§ About this task: Give the number of lines in the listing below that include the word "else", with nothing more.

§ Extracted information:
__device__ __forceinline__ void solve_gn(const SpPair* __restrict__ pairs, int pi, const float* __restrict__ partials,
                                         const float* __restrict__ seg_partials, const GnArgs& h) {
    const int max_N = h.max_N;
    const float lm_up = h.lm_up, lm_down = h.lm_down, lm_min = h.lm_min;
    float* __restrict__ lm_state = h.lm_state;
    float* __restrict__ backup = h.backup;
    float* __restrict__ costs = h.costs;
    constexpr int NV = SP_GN_PARTIAL_FLOATS;
    __shared__ double sums[NV];
    __shared__ double scratch[(SP_BLOCK / NV) * NV];
    __shared__ double seg[SP_SEG_CACHE][8];
    __shared__ double schur_part[8][27];
    __shared__ double schur[27];
    __shared__ double dxi[6];
    __shared__ double gain_part[SP_WAVES];
    __shared__ int decision;
    const SpPair& pr = pairs[pi];
    if (h.done && h.done[pi]) return;
    const float* p = partials + (size_t)pr.tile0 * NV;
    const float* sp = seg_partials + (size_t)pr.rec0 * SP_GN_SEG_FLOATS;
    float* ls = lm_state + (size_t)pi * SP_LM_STRIDE;
    float* bk = backup + (size_t)pi * (16 + max_N);
    reduce_columns<NV>(p, pr.n_tiles, sums, scratch);
    const double cost = sums[0] / (3.0 * (double)pr.P);
    if (threadIdx.x == 0) {
        const float last = ls[1];
        int rej = 0;
        if (last >= 0.f && (float)cost > last * (1.f + 1e-6f) && ls[4] == 0.f) rej = 1;
        if (!rej && (h.done || h.phase) && h.conv_tol > 0.f && last >= 0.f && ls[4] == 0.f && (last - (float)cost) <= h.conv_tol * last) {
            rej = 2;
            if (h.done) h.done[pi] = 1;
            if (h.phase) { leave_phase(h, pi, ls, h.iters[pi], false); ls[4] = 0.f; }
        }
        decision = rej;
        ls[5] = (float)cost;
        ls[6] = (float)(sums[28] / (double)pr.P);
        costs[pi] = (float)cost;
    }
    __syncthreads();
    if (decision == 2) return;
    if (decision == 1) {
        for (int i = threadIdx.x; i < 16; i += SP_BLOCK) pr.pose[i] = bk[i];
        for (int n = threadIdx.x; n < pr.N; n += SP_BLOCK) pr.kld[n] = bk[16 + n];
        if (threadIdx.x == 0) {
            ls[0] *= lm_up; ls[3] += 1.f; ls[4] = 1.f;
            if (h.phase) {
                const int n = h.iters[pi] + 1;
                if (n >= h.max_iters) { leave_phase(h, pi, ls, n, true); ls[4] = 0.f; }
                else h.iters[pi] = n;
            }
        }
        return;
    }
    float lambda = ls[0];
    if (ls[4] == 0.f) lambda = fmaxf(lambda * lm_down, lm_min);
    const double lam = (double)lambda;
    for (int i = threadIdx.x; i < 16; i += SP_BLOCK) bk[i] = pr.pose[i];
    for (int n = threadIdx.x; n < pr.N; n += SP_BLOCK) bk[16 + n] = pr.kld[n];
    const int n_cached = min(pr.N, SP_SEG_CACHE);
    for (int n = threadIdx.x; n < n_cached; n += SP_BLOCK) {
        double o[8];
        segment_system(sp, pr.seg_tile_off, n, lam + (double)h.depth_damp, o, h.pose_only != 0);
#pragma unroll
        for (int i = 0; i < 8; ++i) seg[n][i] = o[i];
    }
    __syncthreads();
    {
        const int k = threadIdx.x >> 3, j = threadIdx.x & 7;
        if (k < 27) {
            int a = 0, b = 0;
            if (k < 21) { int rem = k, row = 0; while (rem >= 6 - row) { rem -= 6 - row; ++row; } a = row; b = row + rem; }
            else a = k - 21;
            double acc = 0.0;
            for (int n = j; n < pr.N; n += 8) {
                double o[8];
                if (n < SP_SEG_CACHE) {
#pragma unroll
                    for (int i = 0; i < 8; ++i) o[i] = seg[n][i];
                } else segment_system(sp, pr.seg_tile_off, n, lam + (double)h.depth_damp, o, h.pose_only != 0);
                acc += o[a] * (k < 21 ? o[b] : o[7]) * o[6];
            }
            schur_part[j][k] = acc;
        }
    }
    __syncthreads();
    if (threadIdx.x < 27) {
        double v = 0.0;
#pragma unroll
        for (int j = 0; j < 8; ++j) v += schur_part[j][threadIdx.x];
        schur[threadIdx.x] = v;
    }
    __syncthreads();
    if (threadIdx.x == 0) {
        double S[36], rhs[6];
        int k = 0;
        for (int i = 0; i < 6; ++i)
            for (int j = i; j < 6; ++j) {
                double v = sums[1 + k] - schur[k];
                if (i == j) v += lam * sums[1 + k] + 1e-12;
                S[6 * i + j] = v; S[6 * j + i] = v;
                ++k;
            }
        for (int i = 0; i < 6; ++i) rhs[i] = -(sums[22 + i] - schur[21 + i]);
        const bool ok = ldlt6_solve(S, rhs);
        for (int i = 0; i < 6; ++i) dxi[i] = ok ? rhs[i] : 0.0;
        ls[0] = lambda; ls[1] = (float)cost; ls[2] += 1.f; ls[4] = 0.f;
    }
    __syncthreads();
    double gain = 0.0;
    for (int n = threadIdx.x; n < pr.N; n += SP_BLOCK) {
        double o[8];
        if (n < SP_SEG_CACHE) {
#pragma unroll
            for (int i = 0; i < 8; ++i) o[i] = seg[n][i];
        } else segment_system(sp, pr.seg_tile_off, n, lam + (double)h.depth_damp, o, h.pose_only != 0);
        if (o[6] > 0.0) {
            double r = -o[7];
#pragma unroll
            for (int i = 0; i < 6; ++i) r -= o[i] * dxi[i];
            double dd = r * o[6];
            dd = fmin(fmax(dd, -0.5), 0.5);
            pr.kld[n] += (float)dd;
            gain -= o[7] * dd;
        }
    }
    if (threadIdx.x == 64) {
        double xi[6];
        for (int i = 0; i < 6; ++i) xi[i] = dxi[i];
        se3_retract_left(xi, pr.pose);
    }
    if (h.phase) {
#pragma unroll
        for (int o = 32; o > 0; o >>= 1) gain += __shfl_xor(gain, o, 64);
        if ((threadIdx.x & 63) == 0) gain_part[threadIdx.x >> 6] = gain;
        __syncthreads();
        if (threadIdx.x == 0) {
            const int n = h.iters[pi] + 1;
            bool done = false;
            if (h.predicted_exit && h.conv_tol > 0.f && h.depth_damp == 0.f && lambda <= 1e-2f) {
                double g = gain_part[0] + gain_part[1] + gain_part[2] + gain_part[3];
                for (int i = 0; i < 6; ++i) g -= sums[22 + i] * dxi[i];
                done = g / (3.0 * (double)pr.P) <= (double)h.conv_tol * cost;
            }
            if (done) leave_phase(h, pi, ls, n, false);
            else if (n >= h.max_iters) leave_phase(h, pi, ls, n, true);
            else h.iters[pi] = n;
        }
    }
}
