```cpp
__global__ __launch_bounds__(256) void label_sweep_kernel(const LabelJob *__restrict__ jobs, const float *__restrict__ thres,
                                                          int t, int cap, int64_t *__restrict__ hist, int64_t *__restrict__ bad) {
    extern __shared__ __attribute__((aligned(16))) uint32_t sweep_lds[];
    uint32_t *bins = sweep_lds;
    float *th = reinterpret_cast<float *>(sweep_lds + cap);
    int *col = reinterpret_cast<int *>(th + IRN_EVAL_MAX_THRES);
    uint32_t *nbad = reinterpret_cast<uint32_t *>(col + kSweepMaxC);
    const LabelJob J = jobs[blockIdx.y];
    const int tid = threadIdx.x;
    if (tid == 0) *nbad = 0;
    for (int i = tid; i < t; i += 256) th[i] = thres[i];
    if (tid < J.c) {
        const int64_t key = J.keys[tid];
        col[tid] = (key >= 0 && key < kSweepMaxC) ? (int)key + 1 : -1;
    }
    __syncthreads();
    uint32_t local_bad = 0;
    if (blockIdx.x == 0 && blockIdx.y == 0)
        for (int i = tid; i < t; i += 256)
            if (th[i] != th[i] || (i > 0 && !(th[i - 1] <= th[i]))) ++local_bad;

    const unsigned gw = (unsigned)(J.ow + 3) >> 2, groups = gw * (unsigned)J.oh;
    const unsigned chunks = (groups + kSweepChunk - 1) / kSweepChunk;
    const uint32_t nbins = (uint32_t)(t + 1) * kSweepRows * (uint32_t)J.c;
    const float gmax = dec_ordered(*J.max_slot);
    for (unsigned chunk = blockIdx.x; chunk < chunks; chunk += gridDim.x) {
// ... 122 lines not shown
        const int oy = (int)(o / ow), ox = (int)(o - (long)oy * ow);
        float acc = 0.f;
        for (int s = 0; s < A.n_scales; ++s) {
            const Taps ty = taps_resize(oy, A.hs[s], th), tx = taps_resize(ox, A.ws[s], tw);
            acc = acc + bilerp(A.src[s] + (long)cls * A.hs[s] * A.ws[s], A.ws[s], ty, tx);
        }
        out[o] = acc;
        m = fmaxf(m, acc);
    }
    for (int s = 32; s > 0; s >>= 1) m = fmaxf(m, __shfl_xor(m, s));
    __shared__ float wmax[4];
    if ((threadIdx.x & 63) == 0) wmax[threadIdx.x >> 6] = m;
    __syncthreads();
    if (threadIdx.x == 0) {
        m = fmaxf(fmaxf(wmax[0], wmax[1]), fmaxf(wmax[2], wmax[3]));
        if (m > -INFINITY) atomicMax(A.max_slots + (is_hi ? A.k : 0) + kk, enc_ordered(m));
    }
}

__global__ __launch_bounds__(256) void cam_merge_norm_kernel(const MergeArgs A) {
    const int kk = blockIdx.y;
    const bool is_hi = blockIdx.z == 1;
    const long n = is_hi ? (long)A.H * A.W : (long)A.lh * A.lw;
    float *out = (is_hi ? A.hi : A.lo) + (long)kk * n;
    const float den = dec_ordered(A.max_slots[(is_hi ? A.k : 0) + kk]) + 1e-5f;
    for (long o = (long)blockIdx.x * 256 + threadIdx.x; o < n; o += (long)gridDim.x * 256) out[o] = out[o] / den;
}

}
}

using namespace irn;

extern "C" int irn_label_epilogue(int n_images, const float *const *rw_dev, const int32_t *c, const int32_t *h,
                                  const int32_t *w, const int32_t *out_h, const int32_t *out_w, float bg_thres,
                                  const int64_t *const *keys_dev, uint8_t *const *labels_dev,
                                  int32_t *const *argmax_dev, float *const *rw_up_dev, void *scratch_dev,
                                  void *stream_) {
    hipStream_t stream = (hipStream_t)stream_;
    if (n_images < 1 || !rw_dev || !c || !h || !w || !out_h || !out_w || !scratch_dev)
        return fail(IRN_ERR_ARG, "irn_label_epilogue: bad argument");
    std::vector<LabelJob> jobs(n_images);
    long max_px = 0, max_cells = 0;
    for (int i = 0; i < n_images; ++i) {
        LabelJob &J = jobs[i];
        if (!rw_dev[i] || c[i] < 1 || h[i] < 1 || w[i] < 1 || out_h[i] < 1 || out_w[i] < 1 ||
            out_h[i] > 4 * h[i] || out_w[i] > 4 * w[i])
            return fail(IRN_ERR_ARG, "irn_label_epilogue: image %d: bad sizes (c=%d %dx%d -> %dx%d)", i, c[i], h[i],
                        w[i], out_h[i], out_w[i]);
        J.rw = rw_dev[i];
        J.keys = keys_dev ? keys_dev[i] : nullptr;
        J.labels = labels_dev ? labels_dev[i] : nullptr;
        J.argmax = argmax_dev ? argmax_dev[i] : nullptr;
        J.rw_up = rw_up_dev ? rw_up_dev[i] : nullptr;
        if (J.labels && !J.keys)
            return fail(IRN_ERR_ARG, "irn_label_epilogue: image %d: labels requested without keys", i);
        J.max_slot = (unsigned *)scratch_dev + i;
        J.c = c[i]; J.h = h[i]; J.w = w[i]; J.oh = out_h[i]; J.ow = out_w[i];
        max_px = std::max(max_px, (long)out_h[i] * out_w[i]);
        max_cells = std::max(max_cells, (long)c[i] * h[i] * w[i]);
    }
    LabelJob *jobs_dev = nullptr;
    int rc = scratch_upload(jobs.data(), sizeof(LabelJob) * n_images, (void **)&jobs_dev, stream);
    if (rc) return rc;
    IRN_HIP_TRY(hipMemsetAsync(scratch_dev, 0, sizeof(unsigned) * n_images, stream));
    if (max_px >= (1L << 31) || max_cells >= (1L << 31)) return fail(IRN_ERR_ARG, "irn_label_epilogue: image too large (32-bit pixel indices)");
    const long per_image = std::max<long>(1, 4096 / n_images);
    const int bx = (int)std::min<long>((max_px / 4 + 255) / 256 + 1, 512);
    const int bc = (int)std::min<long>((max_cells + 255) / 256, per_image);
    hipLaunchKernelGGL(upsample_max_kernel<1>, dim3(bc, n_images), dim3(256), 0, stream, jobs_dev);
    IRN_LAUNCH_CHECK("upsample_max_kernel<1>");
    hipLaunchKernelGGL(upsample_max_kernel<2>, dim3(bc, n_images), dim3(256), 0, stream, jobs_dev);
    IRN_LAUNCH_CHECK("upsample_max_kernel<2>");
    hipLaunchKernelGGL(label_argmax_kernel, dim3(bx, n_images), dim3(256), 0, stream, jobs_dev, bg_thres);
    IRN_LAUNCH_CHECK("label_argmax_kernel");
    return scratch_release(stream);
}

extern "C" int irn_label_sweep_confusion(int n_images, const float *const *rw_dev, const int32_t *c, const int32_t *h,
                                         const int32_t *w, const int32_t *out_h, const int32_t *out_w,
                                         const int64_t *const *keys_dev, const uint8_t *const *gt_dev,
                                         const float *thres_dev, int t, int64_t *hist_dev, int64_t *bad_dev,
                                         void *scratch_dev, void *stream_) {
    hipStream_t stream = (hipStream_t)stream_;
    if (n_images < 1 || n_images > 65535 || !rw_dev || !c || !h || !w || !out_h || !out_w || !keys_dev || !gt_dev || !thres_dev ||
        !hist_dev || !bad_dev || !scratch_dev || t < 1 || t > IRN_EVAL_MAX_THRES)
        return fail(IRN_ERR_ARG, "irn_label_sweep_confusion: bad argument (n_images=%d, t=%d; 1 <= t <= %d)", n_images, t,
                    IRN_EVAL_MAX_THRES);
    std::vector<LabelJob> jobs(n_images);
    long max_px = 0, max_cells = 0;
    int max_c = 0;
    for (int i = 0; i < n_images; ++i) {
        LabelJob &J = jobs[i];
        if (!rw_dev[i] || c[i] < 1 || c[i] > kSweepMaxC || h[i] < 1 || w[i] < 1 || out_h[i] < 1 || out_w[i] < 1 ||
            out_h[i] > 4 * h[i] || out_w[i] > 4 * w[i])
            return fail(IRN_ERR_ARG, "irn_label_sweep_confusion: image %d: bad sizes (c=%d %dx%d -> %dx%d; 1 <= c <= %d)", i,
                        c[i], h[i], w[i], out_h[i], out_w[i], kSweepMaxC);
        if (!keys_dev[i] || !gt_dev[i])
            return fail(IRN_ERR_ARG, "irn_label_sweep_confusion: image %d: keys and ground truth are required", i);
        J.rw = rw_dev[i];
        J.keys = keys_dev[i];
        J.labels = nullptr;
        J.argmax = nullptr;
        J.rw_up = nullptr;
        J.gt = gt_dev[i];
        J.max_slot = (unsigned *)scratch_dev + i;
        J.c = c[i]; J.h = h[i]; J.w = w[i]; J.oh = out_h[i]; J.ow = out_w[i];
        max_px = std::max(max_px, (long)out_h[i] * out_w[i]);
        max_cells = std::max(max_cells, (long)c[i] * h[i] * w[i]);
        max_c = std::max(max_c, c[i]);
    }
    if (max_px >= (1L << 31) || max_cells >= (1L << 31))
        return fail(IRN_ERR_ARG, "irn_label_sweep_confusion: image too large (32-bit pixel indices)");
    LabelJob *jobs_dev = nullptr;
    int rc = scratch_upload(jobs.data(), sizeof(LabelJob) * n_images, (void **)&jobs_dev, stream);
    if (rc) return rc;
    IRN_HIP_TRY(hipMemsetAsync(scratch_dev, 0, sizeof(unsigned) * n_images, stream));
    const long per_image = std::max<long>(1, 4096 / n_images);
    const int bc = (int)std::min<long>((max_cells + 255) / 256, per_image);
    hipLaunchKernelGGL(upsample_max_kernel<1>, dim3(bc, n_images), dim3(256), 0, stream, jobs_dev);
    IRN_LAUNCH_CHECK("upsample_max_kernel<1>");
    hipLaunchKernelGGL(upsample_max_kernel<2>, dim3(bc, n_images), dim3(256), 0, stream, jobs_dev);
    IRN_LAUNCH_CHECK("upsample_max_kernel<2>");
    const long nbins = (long)(t + 1) * kSweepRows * max_c;
    const int cap = (int)std::min<long>((nbins + 3) / 4 * 4, kSweepCap);
    const size_t lds = sizeof(uint32_t) * cap + sizeof(float) * IRN_EVAL_MAX_THRES + sizeof(int) * kSweepMaxC + sizeof(uint32_t);
    const int bx = (int)std::min<long>(((max_px + 3) / 4 + kSweepChunk - 1) / kSweepChunk + 1, 128);
    hipLaunchKernelGGL(label_sweep_kernel, dim3(bx, n_images), dim3(256), lds, stream, jobs_dev, thres_dev, t, cap, hist_dev,
                       bad_dev);
    IRN_LAUNCH_CHECK("label_sweep_kernel");
    return scratch_release(stream);
}

extern "C" int irn_cam_merge(int n_scales, const float *const *src_dev, const int32_t *hs, const int32_t *ws, int n_classes,
                             const int64_t *keys_dev, int n_keys, int out_h, int out_w, float *cam_dev,
                             float *high_res_dev, void *scratch_dev, void *stream_) {
    hipStream_t stream = (hipStream_t)stream_;
    if (n_scales < 1 || n_scales > kMaxScales || !src_dev || !hs || !ws || n_classes < 1 || !keys_dev || n_keys < 1 ||
        out_h < 1 || out_w < 1 || !cam_dev || !high_res_dev || !scratch_dev)
        return fail(IRN_ERR_ARG, "irn_cam_merge: bad argument (1..%d scales, >= 1 key)", kMaxScales);
    MergeArgs A;
    for (int s = 0; s < n_scales; ++s) {
        if (!src_dev[s] || hs[s] < 1 || ws[s] < 1) return fail(IRN_ERR_ARG, "irn_cam_merge: scale %d: bad input", s);
        A.src[s] = src_dev[s];
        A.hs[s] = hs[s];
        A.ws[s] = ws[s];
    }
    A.n_scales = n_scales;
    A.n_cls = n_classes;
    A.k = n_keys;
    A.keys = keys_dev;
    A.lo = cam_dev;
    A.hi = high_res_dev;
    A.H = out_h;
    A.W = out_w;
    A.lh = (out_h - 1) / 4 + 1;
// ... 13 lines not shown
```

irn_amd/ops.py:

```python
import collections
import ctypes as C

import numpy as np
import torch

from ._lib import _need_cuda, _need_vec, _stream, check, i32_array, lib, ptr_array
from .gemm import (conv1x1_algo_count, conv1x1_nhwc, conv3x3_split, gemm16_algo_count, gemm16_nhwc, gemm_ranks, gemm_ranks16,
                   gemm_ranks3x3, split16, split16_pad, split_overflowed, split_weight, split_weight_3x3)


def label_epilogue(rws, out_sizes, bg_thres, keys=None, want_labels=True, want_argmax=False, want_rw_up=False, packed=False):
    n = len(rws)
    dev = rws[0].device
    rs, cs, hs, ws, ohs, ows = [], [], [], [], [], []
    for i in range(n):
        _need_cuda(rws[i], "rw")
        r = rws[i].reshape((-1,) + tuple(rws[i].shape[-2:])).contiguous().float()
        rs.append(r)
        cs.append(r.shape[0]); hs.append(r.shape[1]); ws.append(r.shape[2])
        ohs.append(int(out_sizes[i][0])); ows.append(int(out_sizes[i][1]))
    labels = flat = None
    if want_labels and packed:
        offs = np.concatenate([[0], np.cumsum([ohs[i] * ows[i] for i in range(n)])])
        flat = torch.empty(int(offs[-1]), dtype=torch.uint8, device=dev)
        labels = [flat[int(offs[i]):int(offs[i + 1])].view(ohs[i], ows[i]) for i in range(n)]
    elif want_labels:
        labels = [torch.empty((ohs[i], ows[i]), dtype=torch.uint8, device=dev) for i in range(n)]
    argmax = [torch.empty((ohs[i], ows[i]), dtype=torch.int32, device=dev) for i in range(n)] if want_argmax else None
    rw_up = [torch.empty((cs[i], ohs[i], ows[i]), dtype=torch.float32, device=dev) for i in range(n)] if want_rw_up else None
    ks = None
    if want_labels:
        if keys is None:
            raise ValueError("labels need keys")
        ks = [torch.as_tensor(k, device=dev).to(torch.int64).contiguous() for k in keys]
    scratch = torch.empty(max(n, 64), dtype=torch.int32, device=dev)
    with torch.cuda.device(dev):
        check(lib.irn_label_epilogue(
            n, ptr_array([r.data_ptr() for r in rs]), i32_array(cs), i32_array(hs), i32_array(ws),
            i32_array(ohs), i32_array(ows), float(bg_thres),
            None if ks is None else ptr_array([k.data_ptr() for k in ks]),
            None if labels is None else ptr_array([t.data_ptr() for t in labels]),
            None if argmax is None else ptr_array([t.data_ptr() for t in argmax]),
            None if rw_up is None else ptr_array([t.data_ptr() for t in rw_up]),
            scratch.data_ptr(), _stream()))
    out = {}
    if want_labels:
        out["labels"] = labels
        if flat is not None:
            out["labels_flat"] = flat
    if want_argmax:
        out["argmax"] = argmax
    if want_rw_up:
        out["rw_up"] = rw_up
    return out
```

§ Response to this exercise: 12